Description of the task: In the records that follow, locate every line with "level" and extract it.

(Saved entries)
◆ ◆ ◆ ◆ ◆ ◆ ◆

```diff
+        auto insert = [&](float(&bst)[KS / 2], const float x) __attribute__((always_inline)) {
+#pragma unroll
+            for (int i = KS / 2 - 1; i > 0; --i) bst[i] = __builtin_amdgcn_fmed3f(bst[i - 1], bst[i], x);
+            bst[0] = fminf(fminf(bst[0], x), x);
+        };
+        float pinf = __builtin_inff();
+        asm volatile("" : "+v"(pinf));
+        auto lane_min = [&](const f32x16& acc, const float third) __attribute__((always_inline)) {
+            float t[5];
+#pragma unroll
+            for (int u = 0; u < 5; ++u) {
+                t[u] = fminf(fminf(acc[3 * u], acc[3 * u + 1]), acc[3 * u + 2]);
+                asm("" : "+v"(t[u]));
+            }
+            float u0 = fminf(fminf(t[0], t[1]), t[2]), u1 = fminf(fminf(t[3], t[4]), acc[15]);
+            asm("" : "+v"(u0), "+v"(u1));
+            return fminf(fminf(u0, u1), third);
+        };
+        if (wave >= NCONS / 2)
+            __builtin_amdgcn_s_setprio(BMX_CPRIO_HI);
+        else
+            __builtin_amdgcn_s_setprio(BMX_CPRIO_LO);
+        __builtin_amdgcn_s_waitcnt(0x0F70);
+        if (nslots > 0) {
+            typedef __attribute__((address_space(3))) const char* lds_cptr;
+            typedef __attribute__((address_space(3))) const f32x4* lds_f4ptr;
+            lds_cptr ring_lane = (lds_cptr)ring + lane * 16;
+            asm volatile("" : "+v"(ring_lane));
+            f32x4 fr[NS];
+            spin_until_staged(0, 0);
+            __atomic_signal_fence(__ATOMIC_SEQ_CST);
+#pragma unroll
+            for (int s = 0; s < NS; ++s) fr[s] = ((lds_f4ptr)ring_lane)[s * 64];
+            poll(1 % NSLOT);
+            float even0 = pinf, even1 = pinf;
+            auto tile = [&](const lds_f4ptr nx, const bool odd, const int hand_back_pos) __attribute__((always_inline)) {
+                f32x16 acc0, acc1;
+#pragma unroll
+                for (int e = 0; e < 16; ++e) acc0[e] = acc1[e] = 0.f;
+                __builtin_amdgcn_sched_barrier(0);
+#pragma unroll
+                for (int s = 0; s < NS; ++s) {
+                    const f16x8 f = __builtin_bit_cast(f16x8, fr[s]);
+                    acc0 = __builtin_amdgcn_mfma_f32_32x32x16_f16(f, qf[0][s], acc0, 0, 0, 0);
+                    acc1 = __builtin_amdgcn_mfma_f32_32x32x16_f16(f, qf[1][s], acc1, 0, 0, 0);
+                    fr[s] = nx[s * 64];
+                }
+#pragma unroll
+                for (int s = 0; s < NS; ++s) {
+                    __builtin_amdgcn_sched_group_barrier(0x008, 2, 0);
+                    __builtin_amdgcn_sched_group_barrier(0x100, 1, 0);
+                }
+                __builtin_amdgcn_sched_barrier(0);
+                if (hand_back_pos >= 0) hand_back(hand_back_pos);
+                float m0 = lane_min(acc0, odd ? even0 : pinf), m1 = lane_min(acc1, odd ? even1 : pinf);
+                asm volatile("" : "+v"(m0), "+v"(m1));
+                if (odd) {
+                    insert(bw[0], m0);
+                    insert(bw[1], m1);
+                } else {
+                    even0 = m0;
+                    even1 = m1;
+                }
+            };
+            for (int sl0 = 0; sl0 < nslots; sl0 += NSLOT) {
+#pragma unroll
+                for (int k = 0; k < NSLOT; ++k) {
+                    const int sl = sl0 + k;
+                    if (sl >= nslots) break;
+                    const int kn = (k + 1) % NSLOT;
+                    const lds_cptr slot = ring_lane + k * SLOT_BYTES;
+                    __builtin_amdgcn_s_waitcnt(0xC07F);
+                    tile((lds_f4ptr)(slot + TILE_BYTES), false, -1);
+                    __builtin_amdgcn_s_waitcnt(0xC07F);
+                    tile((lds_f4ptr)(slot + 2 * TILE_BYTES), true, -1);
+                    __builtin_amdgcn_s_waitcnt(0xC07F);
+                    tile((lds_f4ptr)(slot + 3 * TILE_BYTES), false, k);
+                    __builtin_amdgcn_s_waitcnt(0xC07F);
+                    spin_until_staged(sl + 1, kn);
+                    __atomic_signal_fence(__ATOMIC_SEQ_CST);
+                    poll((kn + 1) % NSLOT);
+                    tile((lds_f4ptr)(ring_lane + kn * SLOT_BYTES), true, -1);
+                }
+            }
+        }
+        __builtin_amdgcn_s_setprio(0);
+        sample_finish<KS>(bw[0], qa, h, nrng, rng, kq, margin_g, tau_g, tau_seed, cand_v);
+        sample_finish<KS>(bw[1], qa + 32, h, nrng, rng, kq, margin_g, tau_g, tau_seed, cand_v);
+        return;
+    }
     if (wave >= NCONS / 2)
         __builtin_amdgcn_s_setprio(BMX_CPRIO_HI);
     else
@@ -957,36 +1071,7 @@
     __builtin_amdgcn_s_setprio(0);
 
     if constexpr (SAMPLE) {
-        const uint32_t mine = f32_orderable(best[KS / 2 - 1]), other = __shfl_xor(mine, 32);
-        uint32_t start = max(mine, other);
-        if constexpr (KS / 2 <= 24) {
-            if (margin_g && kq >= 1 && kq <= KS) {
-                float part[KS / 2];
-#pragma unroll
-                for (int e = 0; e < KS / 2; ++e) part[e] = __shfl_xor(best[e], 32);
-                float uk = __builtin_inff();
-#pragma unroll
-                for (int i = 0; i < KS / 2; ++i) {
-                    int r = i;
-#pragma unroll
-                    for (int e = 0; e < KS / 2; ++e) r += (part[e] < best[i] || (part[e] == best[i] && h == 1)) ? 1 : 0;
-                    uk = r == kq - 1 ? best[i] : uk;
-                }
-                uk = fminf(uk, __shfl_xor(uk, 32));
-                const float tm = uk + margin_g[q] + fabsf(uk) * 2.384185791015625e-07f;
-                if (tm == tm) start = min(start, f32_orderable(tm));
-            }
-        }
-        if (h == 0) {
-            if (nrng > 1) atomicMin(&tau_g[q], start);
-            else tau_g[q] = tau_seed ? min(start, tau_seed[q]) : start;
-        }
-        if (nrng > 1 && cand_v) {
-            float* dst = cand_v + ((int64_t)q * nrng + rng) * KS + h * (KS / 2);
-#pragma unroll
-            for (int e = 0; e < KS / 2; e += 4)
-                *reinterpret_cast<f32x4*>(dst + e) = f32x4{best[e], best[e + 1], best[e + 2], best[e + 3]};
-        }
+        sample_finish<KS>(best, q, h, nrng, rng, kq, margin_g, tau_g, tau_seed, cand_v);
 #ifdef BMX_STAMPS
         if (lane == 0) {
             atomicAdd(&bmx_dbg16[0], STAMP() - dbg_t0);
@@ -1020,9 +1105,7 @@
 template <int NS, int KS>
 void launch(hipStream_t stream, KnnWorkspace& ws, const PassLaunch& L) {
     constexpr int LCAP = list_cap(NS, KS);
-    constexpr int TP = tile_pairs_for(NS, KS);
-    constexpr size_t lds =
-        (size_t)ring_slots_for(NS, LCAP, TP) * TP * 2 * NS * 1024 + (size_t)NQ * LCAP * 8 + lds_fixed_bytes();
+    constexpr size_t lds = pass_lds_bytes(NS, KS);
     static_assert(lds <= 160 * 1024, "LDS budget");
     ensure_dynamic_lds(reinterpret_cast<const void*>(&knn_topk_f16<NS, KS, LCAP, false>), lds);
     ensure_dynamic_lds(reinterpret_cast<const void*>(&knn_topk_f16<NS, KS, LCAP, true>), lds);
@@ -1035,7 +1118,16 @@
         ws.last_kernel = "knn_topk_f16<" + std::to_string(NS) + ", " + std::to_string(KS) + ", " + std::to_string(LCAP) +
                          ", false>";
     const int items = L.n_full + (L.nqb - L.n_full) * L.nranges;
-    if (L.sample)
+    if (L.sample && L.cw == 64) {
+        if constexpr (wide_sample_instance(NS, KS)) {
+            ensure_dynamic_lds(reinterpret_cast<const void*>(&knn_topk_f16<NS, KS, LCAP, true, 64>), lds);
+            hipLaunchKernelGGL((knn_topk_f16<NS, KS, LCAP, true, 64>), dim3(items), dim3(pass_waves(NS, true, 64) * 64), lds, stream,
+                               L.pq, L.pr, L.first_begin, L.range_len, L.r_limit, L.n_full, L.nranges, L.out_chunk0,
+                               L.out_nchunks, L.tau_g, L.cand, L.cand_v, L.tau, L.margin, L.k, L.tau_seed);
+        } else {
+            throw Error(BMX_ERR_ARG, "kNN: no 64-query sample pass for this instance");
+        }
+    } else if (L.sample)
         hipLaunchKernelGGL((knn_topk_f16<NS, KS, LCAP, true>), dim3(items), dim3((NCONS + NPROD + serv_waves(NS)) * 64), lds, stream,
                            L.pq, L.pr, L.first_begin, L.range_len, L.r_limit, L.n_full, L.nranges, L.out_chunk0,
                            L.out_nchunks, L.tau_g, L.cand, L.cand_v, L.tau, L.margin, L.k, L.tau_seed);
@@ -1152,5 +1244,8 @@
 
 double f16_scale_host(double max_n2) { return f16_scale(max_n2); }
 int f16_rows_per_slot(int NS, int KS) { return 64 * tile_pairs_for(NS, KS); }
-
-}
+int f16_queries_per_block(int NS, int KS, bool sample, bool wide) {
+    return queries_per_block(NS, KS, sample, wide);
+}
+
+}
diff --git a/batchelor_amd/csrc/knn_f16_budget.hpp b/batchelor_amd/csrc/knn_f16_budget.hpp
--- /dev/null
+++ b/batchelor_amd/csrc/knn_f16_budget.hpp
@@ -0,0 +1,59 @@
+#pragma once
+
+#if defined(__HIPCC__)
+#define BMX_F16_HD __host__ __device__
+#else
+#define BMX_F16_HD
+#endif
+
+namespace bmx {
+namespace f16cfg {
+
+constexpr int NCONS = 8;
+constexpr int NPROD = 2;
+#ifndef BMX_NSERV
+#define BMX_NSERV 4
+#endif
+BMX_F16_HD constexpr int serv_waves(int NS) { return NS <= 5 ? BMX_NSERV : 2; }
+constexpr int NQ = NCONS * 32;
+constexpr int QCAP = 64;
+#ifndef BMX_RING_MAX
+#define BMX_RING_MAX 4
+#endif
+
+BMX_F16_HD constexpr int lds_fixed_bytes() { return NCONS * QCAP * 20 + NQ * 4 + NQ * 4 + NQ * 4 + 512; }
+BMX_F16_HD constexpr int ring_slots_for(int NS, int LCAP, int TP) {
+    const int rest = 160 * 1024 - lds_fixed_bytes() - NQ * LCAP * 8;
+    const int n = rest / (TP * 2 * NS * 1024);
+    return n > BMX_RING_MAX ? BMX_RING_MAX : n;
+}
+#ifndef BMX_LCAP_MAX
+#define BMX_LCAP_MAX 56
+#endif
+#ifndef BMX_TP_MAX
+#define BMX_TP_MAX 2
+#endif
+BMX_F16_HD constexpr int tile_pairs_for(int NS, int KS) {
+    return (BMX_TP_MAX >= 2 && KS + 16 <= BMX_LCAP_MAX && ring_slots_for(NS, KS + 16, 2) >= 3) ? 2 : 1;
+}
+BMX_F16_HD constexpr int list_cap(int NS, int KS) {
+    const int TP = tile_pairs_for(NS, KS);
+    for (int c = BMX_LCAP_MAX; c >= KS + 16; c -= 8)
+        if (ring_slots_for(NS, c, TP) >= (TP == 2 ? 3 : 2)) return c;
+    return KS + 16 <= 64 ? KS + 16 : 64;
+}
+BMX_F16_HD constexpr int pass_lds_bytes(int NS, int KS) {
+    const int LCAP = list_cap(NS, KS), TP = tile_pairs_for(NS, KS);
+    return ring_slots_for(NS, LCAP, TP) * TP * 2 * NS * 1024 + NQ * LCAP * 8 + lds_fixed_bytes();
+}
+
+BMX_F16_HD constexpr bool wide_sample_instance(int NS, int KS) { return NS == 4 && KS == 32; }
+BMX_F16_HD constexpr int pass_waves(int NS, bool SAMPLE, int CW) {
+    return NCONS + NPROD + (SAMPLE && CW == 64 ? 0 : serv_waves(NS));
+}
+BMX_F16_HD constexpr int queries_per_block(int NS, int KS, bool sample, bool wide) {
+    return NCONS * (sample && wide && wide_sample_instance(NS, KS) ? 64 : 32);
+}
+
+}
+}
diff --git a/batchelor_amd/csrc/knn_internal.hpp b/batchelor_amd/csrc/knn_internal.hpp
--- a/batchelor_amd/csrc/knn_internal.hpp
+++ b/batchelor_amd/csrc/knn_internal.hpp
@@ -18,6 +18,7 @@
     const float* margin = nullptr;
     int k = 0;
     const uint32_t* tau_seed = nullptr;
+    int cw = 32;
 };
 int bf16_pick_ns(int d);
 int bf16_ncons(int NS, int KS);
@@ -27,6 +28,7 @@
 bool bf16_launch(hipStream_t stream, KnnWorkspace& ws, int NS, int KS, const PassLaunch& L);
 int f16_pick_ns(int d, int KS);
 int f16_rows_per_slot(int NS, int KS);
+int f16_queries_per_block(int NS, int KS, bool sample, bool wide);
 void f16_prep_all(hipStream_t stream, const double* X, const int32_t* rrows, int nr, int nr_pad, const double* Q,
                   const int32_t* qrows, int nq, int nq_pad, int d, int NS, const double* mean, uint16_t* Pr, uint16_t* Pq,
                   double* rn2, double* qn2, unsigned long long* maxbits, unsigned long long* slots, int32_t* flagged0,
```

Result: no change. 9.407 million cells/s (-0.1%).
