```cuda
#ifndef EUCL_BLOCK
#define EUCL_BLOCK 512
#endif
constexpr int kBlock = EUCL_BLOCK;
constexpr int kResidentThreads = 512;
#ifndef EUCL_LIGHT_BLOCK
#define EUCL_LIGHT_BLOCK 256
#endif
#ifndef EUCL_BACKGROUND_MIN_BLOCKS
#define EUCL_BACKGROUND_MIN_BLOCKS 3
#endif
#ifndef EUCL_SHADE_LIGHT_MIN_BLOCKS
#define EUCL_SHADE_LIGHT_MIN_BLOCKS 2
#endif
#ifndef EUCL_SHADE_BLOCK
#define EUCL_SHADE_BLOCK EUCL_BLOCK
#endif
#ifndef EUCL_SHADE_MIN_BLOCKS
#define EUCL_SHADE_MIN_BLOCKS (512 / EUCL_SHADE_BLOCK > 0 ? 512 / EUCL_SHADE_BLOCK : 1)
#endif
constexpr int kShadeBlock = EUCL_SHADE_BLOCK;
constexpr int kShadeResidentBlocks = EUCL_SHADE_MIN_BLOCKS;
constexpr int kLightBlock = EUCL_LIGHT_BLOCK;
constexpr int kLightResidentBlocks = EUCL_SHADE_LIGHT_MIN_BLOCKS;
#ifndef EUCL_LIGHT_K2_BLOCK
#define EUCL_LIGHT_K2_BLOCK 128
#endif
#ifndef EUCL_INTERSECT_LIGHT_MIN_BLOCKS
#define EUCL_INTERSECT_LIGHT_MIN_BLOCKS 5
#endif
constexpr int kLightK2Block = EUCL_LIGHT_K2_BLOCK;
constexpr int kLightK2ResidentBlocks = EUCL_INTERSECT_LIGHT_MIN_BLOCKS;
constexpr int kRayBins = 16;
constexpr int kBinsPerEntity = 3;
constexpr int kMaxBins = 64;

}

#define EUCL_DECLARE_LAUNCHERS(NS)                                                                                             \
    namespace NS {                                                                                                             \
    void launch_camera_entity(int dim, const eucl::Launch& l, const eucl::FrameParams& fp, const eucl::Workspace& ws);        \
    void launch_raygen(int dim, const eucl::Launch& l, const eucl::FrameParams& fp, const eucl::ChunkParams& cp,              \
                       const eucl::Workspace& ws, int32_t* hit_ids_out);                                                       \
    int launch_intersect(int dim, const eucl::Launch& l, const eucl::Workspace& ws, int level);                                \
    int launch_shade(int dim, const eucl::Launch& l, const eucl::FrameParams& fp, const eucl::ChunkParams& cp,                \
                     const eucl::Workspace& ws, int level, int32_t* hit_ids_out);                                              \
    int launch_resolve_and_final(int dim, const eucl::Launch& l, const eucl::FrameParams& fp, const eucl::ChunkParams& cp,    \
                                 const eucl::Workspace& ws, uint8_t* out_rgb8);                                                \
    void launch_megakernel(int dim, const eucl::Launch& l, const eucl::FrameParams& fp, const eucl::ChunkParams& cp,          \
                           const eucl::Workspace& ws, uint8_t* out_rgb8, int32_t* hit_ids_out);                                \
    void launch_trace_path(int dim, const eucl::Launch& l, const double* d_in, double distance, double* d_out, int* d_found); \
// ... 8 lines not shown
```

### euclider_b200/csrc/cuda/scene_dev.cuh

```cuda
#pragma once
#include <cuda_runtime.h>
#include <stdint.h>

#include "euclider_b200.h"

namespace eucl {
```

◆ ◆ ◆ ◆ ◆ ◆ ◆

Expected answer:
    int launch_intersect(int dim, const eucl::Launch& l, const eucl::Workspace& ws, int level);                                \
                     const eucl::Workspace& ws, int level, int32_t* hit_ids_out);                                              \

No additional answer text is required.